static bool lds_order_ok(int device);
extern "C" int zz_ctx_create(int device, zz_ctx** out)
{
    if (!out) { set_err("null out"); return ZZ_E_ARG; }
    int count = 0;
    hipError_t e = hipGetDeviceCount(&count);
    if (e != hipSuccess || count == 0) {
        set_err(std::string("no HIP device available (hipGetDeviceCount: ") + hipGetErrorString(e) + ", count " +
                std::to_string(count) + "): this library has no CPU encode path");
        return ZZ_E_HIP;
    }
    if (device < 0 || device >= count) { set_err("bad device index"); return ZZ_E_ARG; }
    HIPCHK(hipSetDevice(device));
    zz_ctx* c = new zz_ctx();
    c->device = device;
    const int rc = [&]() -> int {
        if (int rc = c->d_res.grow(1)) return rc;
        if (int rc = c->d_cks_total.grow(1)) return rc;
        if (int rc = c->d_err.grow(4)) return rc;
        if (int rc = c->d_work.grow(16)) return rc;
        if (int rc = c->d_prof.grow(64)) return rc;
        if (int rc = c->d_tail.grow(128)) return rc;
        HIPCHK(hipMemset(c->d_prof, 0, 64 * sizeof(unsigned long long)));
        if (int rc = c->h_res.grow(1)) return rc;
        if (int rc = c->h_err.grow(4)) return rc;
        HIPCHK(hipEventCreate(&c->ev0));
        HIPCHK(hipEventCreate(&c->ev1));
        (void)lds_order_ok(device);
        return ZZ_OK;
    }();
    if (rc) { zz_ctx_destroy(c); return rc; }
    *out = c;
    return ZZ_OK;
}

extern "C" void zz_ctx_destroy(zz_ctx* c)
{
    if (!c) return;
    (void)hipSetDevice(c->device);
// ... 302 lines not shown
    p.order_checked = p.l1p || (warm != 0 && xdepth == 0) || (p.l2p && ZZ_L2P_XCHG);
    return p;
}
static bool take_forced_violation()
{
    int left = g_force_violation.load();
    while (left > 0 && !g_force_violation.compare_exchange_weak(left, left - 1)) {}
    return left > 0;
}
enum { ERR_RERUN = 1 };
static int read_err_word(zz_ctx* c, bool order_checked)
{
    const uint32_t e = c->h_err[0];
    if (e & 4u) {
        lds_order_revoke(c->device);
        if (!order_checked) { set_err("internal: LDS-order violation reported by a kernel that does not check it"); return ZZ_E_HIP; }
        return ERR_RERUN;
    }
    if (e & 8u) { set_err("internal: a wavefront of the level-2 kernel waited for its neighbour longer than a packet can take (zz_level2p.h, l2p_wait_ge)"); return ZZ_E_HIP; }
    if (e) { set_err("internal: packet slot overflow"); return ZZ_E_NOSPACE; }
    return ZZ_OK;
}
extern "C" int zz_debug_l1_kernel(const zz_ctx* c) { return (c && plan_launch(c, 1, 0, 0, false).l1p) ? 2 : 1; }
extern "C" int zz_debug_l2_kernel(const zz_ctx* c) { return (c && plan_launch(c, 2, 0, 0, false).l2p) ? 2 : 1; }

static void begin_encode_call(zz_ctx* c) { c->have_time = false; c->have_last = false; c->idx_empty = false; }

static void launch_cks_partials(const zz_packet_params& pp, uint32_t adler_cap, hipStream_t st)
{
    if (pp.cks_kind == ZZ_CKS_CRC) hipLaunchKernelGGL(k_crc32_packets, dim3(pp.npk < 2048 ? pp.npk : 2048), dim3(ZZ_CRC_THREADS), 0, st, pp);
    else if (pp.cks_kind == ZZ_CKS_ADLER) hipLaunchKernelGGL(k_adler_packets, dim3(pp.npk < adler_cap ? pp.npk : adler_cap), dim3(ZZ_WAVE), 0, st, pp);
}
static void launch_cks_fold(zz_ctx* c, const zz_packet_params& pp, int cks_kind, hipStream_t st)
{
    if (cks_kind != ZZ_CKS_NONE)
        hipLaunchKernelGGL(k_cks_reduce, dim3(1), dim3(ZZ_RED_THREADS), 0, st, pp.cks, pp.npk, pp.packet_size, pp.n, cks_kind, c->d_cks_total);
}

==

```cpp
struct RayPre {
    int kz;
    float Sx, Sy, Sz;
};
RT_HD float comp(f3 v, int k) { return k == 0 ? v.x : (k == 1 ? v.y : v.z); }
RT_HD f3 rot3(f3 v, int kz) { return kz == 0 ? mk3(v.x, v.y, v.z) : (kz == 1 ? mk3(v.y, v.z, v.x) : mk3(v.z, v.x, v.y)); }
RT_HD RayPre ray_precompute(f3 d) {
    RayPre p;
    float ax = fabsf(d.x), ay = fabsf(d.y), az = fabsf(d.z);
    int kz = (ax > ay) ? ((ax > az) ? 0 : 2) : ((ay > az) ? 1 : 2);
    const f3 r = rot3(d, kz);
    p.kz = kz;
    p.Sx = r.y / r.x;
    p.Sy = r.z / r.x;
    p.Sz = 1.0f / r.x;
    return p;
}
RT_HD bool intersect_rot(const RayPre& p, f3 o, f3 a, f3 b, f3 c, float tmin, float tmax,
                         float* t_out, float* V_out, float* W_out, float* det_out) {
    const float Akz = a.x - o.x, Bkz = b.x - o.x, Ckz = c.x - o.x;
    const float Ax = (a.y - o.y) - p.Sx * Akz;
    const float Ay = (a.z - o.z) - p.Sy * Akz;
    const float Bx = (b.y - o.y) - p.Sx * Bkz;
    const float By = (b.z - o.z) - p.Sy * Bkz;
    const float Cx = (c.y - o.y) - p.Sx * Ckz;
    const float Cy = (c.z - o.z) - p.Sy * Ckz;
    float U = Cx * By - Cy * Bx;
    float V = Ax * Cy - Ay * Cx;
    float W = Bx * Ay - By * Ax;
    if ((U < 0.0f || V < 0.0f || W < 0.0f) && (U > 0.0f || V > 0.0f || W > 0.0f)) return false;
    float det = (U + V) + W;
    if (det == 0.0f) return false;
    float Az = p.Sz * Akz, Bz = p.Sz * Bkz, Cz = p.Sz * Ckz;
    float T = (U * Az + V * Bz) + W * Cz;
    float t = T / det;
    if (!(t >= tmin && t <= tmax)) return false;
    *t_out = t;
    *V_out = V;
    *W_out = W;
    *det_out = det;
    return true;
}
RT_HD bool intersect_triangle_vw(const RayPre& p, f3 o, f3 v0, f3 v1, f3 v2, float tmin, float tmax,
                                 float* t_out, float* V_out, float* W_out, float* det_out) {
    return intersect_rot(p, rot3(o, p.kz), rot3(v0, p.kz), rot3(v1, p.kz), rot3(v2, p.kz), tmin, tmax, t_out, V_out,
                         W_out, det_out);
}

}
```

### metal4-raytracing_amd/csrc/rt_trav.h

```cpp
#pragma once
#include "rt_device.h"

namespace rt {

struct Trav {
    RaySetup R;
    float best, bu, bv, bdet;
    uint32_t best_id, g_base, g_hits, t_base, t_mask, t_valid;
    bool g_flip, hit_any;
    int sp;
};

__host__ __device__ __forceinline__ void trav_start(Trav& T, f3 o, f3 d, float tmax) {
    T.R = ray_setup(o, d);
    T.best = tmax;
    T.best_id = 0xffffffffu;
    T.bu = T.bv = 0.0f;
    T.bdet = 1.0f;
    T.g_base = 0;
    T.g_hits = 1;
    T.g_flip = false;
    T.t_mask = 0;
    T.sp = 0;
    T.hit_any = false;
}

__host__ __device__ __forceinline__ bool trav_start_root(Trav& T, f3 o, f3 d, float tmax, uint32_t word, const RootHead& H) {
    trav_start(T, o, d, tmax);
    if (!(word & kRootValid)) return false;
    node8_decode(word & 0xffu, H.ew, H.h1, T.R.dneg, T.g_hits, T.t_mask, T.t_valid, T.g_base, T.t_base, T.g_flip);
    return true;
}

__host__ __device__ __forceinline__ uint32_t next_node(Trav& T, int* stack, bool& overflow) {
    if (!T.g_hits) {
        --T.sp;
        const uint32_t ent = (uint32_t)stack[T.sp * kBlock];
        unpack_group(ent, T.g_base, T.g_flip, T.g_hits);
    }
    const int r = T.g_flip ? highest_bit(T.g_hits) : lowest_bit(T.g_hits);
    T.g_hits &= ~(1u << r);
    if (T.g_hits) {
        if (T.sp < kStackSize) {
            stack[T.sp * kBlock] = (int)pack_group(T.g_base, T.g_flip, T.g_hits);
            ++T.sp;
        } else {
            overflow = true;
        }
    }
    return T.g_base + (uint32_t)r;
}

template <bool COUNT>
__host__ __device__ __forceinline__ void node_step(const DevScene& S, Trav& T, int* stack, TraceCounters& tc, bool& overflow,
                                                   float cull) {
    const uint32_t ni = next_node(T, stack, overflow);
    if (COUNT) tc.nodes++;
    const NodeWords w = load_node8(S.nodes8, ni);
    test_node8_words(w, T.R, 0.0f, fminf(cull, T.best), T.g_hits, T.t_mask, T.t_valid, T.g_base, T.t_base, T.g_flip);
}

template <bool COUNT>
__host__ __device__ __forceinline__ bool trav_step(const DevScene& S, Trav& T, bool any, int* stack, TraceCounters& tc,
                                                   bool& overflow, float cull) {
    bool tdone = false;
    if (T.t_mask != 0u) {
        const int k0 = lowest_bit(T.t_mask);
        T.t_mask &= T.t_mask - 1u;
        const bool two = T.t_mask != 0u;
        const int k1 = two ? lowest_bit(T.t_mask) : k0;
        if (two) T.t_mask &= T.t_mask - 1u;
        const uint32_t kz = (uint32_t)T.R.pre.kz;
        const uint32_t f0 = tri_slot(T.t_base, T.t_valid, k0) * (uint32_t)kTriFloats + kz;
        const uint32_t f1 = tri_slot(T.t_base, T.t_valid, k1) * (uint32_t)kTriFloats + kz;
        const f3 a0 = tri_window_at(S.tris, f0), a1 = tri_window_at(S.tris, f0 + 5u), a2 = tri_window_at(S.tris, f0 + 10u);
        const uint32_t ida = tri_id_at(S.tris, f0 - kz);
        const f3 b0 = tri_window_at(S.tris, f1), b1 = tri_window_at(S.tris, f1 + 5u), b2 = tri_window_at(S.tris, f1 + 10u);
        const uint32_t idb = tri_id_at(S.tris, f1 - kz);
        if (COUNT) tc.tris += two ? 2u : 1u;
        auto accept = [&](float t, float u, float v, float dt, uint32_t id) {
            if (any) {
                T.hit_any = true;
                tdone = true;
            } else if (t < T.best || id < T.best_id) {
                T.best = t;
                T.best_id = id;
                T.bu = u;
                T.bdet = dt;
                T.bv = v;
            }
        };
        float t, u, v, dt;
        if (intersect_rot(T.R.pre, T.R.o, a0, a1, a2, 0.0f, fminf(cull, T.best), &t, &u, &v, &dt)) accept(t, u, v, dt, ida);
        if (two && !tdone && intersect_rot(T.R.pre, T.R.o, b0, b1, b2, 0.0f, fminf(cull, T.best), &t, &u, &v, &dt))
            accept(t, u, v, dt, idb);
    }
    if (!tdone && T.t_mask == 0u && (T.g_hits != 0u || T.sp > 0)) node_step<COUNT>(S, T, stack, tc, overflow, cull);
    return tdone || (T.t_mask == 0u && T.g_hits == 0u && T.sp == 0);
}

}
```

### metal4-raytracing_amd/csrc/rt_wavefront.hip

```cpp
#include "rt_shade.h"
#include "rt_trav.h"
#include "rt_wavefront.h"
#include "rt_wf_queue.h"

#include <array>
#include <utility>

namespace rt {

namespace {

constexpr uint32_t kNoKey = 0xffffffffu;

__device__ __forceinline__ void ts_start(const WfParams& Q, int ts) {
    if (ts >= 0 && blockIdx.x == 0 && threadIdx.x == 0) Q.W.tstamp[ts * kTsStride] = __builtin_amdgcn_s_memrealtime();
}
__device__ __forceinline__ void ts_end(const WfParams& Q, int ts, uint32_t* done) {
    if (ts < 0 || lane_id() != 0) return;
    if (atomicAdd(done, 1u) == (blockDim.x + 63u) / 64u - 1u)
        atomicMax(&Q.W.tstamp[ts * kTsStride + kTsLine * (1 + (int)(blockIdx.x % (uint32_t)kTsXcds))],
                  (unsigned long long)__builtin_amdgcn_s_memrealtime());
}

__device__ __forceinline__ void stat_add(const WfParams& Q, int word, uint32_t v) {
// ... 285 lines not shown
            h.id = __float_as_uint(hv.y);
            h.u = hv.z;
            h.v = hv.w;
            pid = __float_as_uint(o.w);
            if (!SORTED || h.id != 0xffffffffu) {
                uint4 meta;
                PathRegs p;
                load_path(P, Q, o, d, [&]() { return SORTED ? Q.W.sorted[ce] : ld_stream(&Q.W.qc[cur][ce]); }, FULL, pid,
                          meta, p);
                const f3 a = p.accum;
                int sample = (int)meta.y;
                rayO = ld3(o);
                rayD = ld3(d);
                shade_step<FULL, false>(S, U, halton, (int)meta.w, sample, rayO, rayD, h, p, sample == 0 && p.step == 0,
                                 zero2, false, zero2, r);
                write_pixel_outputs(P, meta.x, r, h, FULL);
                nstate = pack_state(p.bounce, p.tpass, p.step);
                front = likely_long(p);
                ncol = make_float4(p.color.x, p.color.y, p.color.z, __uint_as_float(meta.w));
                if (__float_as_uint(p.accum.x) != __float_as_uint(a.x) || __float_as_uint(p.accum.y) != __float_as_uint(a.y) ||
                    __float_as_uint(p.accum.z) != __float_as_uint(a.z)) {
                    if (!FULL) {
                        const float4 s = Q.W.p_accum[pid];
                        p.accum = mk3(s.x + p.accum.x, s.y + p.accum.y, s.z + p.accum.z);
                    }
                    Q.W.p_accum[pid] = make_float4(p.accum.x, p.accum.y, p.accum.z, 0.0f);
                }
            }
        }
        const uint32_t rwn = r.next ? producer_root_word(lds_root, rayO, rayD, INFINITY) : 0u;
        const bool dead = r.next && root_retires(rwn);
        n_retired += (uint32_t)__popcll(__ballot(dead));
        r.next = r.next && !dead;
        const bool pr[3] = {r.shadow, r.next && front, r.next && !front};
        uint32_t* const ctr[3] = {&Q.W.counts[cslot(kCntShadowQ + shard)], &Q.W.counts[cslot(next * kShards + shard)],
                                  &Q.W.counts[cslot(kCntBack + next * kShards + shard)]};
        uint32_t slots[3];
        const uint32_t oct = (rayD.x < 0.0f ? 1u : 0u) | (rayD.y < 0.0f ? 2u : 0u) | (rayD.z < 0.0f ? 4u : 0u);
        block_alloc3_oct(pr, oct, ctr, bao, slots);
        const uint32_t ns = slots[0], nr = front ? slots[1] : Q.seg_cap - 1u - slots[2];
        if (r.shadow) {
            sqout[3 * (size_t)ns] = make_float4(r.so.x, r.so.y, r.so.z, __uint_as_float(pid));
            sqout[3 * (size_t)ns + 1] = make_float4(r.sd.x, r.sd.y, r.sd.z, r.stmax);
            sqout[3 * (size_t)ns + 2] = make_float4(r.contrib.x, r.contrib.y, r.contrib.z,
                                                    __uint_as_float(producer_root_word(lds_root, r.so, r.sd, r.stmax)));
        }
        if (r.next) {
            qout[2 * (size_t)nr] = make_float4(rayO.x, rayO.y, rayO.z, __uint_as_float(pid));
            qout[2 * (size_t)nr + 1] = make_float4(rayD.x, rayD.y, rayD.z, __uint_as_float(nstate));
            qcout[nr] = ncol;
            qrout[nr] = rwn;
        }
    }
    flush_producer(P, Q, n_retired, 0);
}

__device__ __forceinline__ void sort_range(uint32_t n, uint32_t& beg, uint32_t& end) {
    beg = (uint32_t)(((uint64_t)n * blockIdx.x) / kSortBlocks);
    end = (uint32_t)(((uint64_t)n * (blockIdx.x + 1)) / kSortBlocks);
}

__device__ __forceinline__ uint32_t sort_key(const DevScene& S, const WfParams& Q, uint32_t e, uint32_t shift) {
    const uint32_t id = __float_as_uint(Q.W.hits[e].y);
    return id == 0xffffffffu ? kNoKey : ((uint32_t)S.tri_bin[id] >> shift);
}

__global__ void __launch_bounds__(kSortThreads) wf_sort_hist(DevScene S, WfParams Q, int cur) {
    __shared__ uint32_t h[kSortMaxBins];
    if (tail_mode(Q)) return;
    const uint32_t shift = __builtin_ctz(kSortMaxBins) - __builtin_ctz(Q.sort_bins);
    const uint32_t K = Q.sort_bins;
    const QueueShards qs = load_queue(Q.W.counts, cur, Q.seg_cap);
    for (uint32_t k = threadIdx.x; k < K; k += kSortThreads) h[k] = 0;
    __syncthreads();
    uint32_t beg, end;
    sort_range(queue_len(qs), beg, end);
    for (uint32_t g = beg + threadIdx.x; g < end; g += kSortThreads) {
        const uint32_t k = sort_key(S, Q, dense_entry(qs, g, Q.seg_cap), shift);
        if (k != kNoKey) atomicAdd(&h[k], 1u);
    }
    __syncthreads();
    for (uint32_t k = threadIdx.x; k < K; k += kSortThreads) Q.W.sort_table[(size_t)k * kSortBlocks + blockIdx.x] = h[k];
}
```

Problem statement: The lines to report are those in the material above that contain the word "sqout"; copy every one of them.

Output for this exercise:
            sqout[3 * (size_t)ns] = make_float4(r.so.x, r.so.y, r.so.z, __uint_as_float(pid));
            sqout[3 * (size_t)ns + 1] = make_float4(r.sd.x, r.sd.y, r.sd.z, r.stmax);
            sqout[3 * (size_t)ns + 2] = make_float4(r.contrib.x, r.contrib.y, r.contrib.z,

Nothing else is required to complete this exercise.